# Setting up a Brackish tank.....some questions



## Mr Aquarium (Jan 18, 2005)

Ok, I was wondering or needing some What to do things for a Brackish tank,,,,meaning for setting up one.
I know water and salt,,,what I am going to do is use a 15H for a beackish tank Sometime in the near future.
It will prolly start out as freshwater for a small GSP = Greeen Spotted Puffer, and then to Brackish when it gets older...
How much salt do Brack tanks need, what kind of salt can you Use?
And anything else I am forgetting....
TIA for any help.....


----------



## Pufferpunk (Jan 25, 2005)

A 15g cannot house an adult, 6" GSP. Unless you intend on upgrading to 30g in the future, why not stick with a figure 8?
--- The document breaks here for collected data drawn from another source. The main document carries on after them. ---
template <int BLOCK, int LDS_DEPTH, int PF_MIN, int START_MIN, int LEAF_MIN, int CHUNK, bool SPHERES, bool API, bool WIDE>
__global__ __launch_bounds__(BLOCK, TRACE_MIN_WAVES) void k_trace_closest_pt(DevScene sc, const float4* __restrict__ rayO, const float4* __restrict__ rayD,
                                                            const float* __restrict__ t_max_opt, const unsigned* count_ptr, unsigned* head,
                                                            int* __restrict__ hit_tri, float4* __restrict__ hit_out, uint2* spill,
                                                            unsigned spill_stride, unsigned* ctrl, unsigned long long* ray_counter, const unsigned* cancel_host) {
    __shared__ unsigned long long lds_stack[LDS_DEPTH * BLOCK];
    __shared__ float4 lds_top[WIDE ? 1 : TRACE_TOP * 4];
    if (!WIDE) fill_top<BLOCK>(lds_top, sc.top_nodes, sc.n_top);
    auto stk = make_stack<BLOCK, LDS_DEPTH>(lds_stack, spill, spill_stride);
    const CancelRef cancel = CancelRef{cancel_host, cancel_host ? ctrl + YK_CTRL_CANCELLED : nullptr};
    const unsigned n = queue_length(count_ptr, cancel, ray_counter);
    const unsigned root = WIDE ? 0u : (sc.n_top ? YK_TOP_BIT : sc.root_ref);
    unsigned* err = ctrl + YK_CTRL_ERR;

    float4 pf_o = make_float4(0, 0, 0, 0), pf_d = make_float4(0, 0, 1, 0);
    float pf_t = 0.0f;
    unsigned pf_idx = 0, ray_i = 0, cur = 0;
    TraceRay r = idle_ray();
    int sp = 0, best = -1;
    TriHit best_hit = TriHit{0, 0, 0, 0};
    const auto retire = [&]() {
        hit_tri[ray_i] = best;
        if (API && hit_out) hit_out[ray_i] = make_float4(best_hit.t, best_hit.b0, best_hit.b1, best_hit.b2);
        return false;
    };
    persistent_rays<PF_MIN, START_MIN, LEAF_MIN, CHUNK>(
        n, head, cancel, cur,
        [&](unsigned idx) {
            pf_o = rayO[idx];
            pf_d = rayD[idx];
            pf_t = (API && t_max_opt) ? t_max_opt[idx] : __builtin_inff();
            pf_idx = idx;
        },
        [&]() {
            r = ray_setup(f4_xyz(pf_o), f4_xyz(pf_d), API ? pf_t : __builtin_inff());
            ray_i = pf_idx;
            if (!root_hit(sc, r)) {
                hit_tri[ray_i] = -1;
                return false;
            }
            cur = root;
            sp = 0;
            best = -1;
            return true;
        },
        [&]() {
            if (WIDE) {
                if (node4_step<true>(sc.nodes4, r, stk, sp, cur, err)) return true;
            } else {
                const NodeBoxes nb = load_node(lds_top, sc.nodes, cur);
                YK_EXPERIMENT_NODE(sc.nodes + cur, nb);
                if (node2_closest<false>(nb, r, stk, sp, cur, err, nullptr) != STEP_POP) return true;
            }
            return pop_closest<false>(stk, sp, r.t_max, cur, nullptr) || retire();
        },
        [&]() {
            leaf_closest<SPHERES, false, false>(sc, cur & ~YK_LEAF_BIT, true, r, nullptr, [&](unsigned prim, float4 v1, unsigned pflags, const TriHit& h) {
                if (API) best_hit = h;
                best = API ? (int)__float_as_uint(v1.w) : YK_HIT_WORD(prim, pflags);
            });
            return pop_closest<false>(stk, sp, r.t_max, cur, nullptr) || retire();
        });
}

http://badmanstropicalfish.com/brackish/brackish.html

http://www.aquasource.org/CMS/modul...s&file=index&req=viewarticle&artid=103&page=1


----------



## Mr Aquarium (Jan 18, 2005)

I didn;t say anything about an Aldult GSP......
And IMO a 15H would be allot of room for a 6'' one


----------



## Osiris (Jan 18, 2005)

Hey Mr. A, seems people are always thinking way ahead, it would take forever for that thing to get full adult size anyway and rarely do u ever see one. You can use normal equipment, heater and filter. You want to use salt like Instant Ocean or Oceanic Salt, and ur going to need a hydrometer to measure the Specific Gravity(salt levels) when ur mixing the salt into tank, dont need what it recommends on bag but start out with half of what it says, then measure with you hydrometer u want around 1.012-1.014. 


HTH


----------



## aurora_skys (Feb 8, 2005)

hey, you may want to visit dwarfpuffers.com
its a forum of puffer fish owners and (even though the forum was originally designed for freshwater puffer fanciers) many people there can tell you all you need to know about GSPs and brackish tanks.
good luck on your brackish tank!


----------



## Pufferpunk (Jan 25, 2005)

I don't understand.  Why _not_ look ahead?  The reason you never see adult 6" GSPs is because of folks not planning ahead--their growth gets stunted in a tank that is too small, or they are cared for improperly.  My GSPs grew from 2-6" in less than 2 years.  Their bioload is great, therefore they cannot stay healthy at that size, in a 15g tank.  If you aren't prepared to upgrade to a larger tank, why even buy the fish?  Also, even small GSPs need BW.  Dwarfpuffers.com is a site on dwarf puffers, not brackish puffers.  You can go to my website http://puffer.proboards2.com/index.cgi for any puffer question.  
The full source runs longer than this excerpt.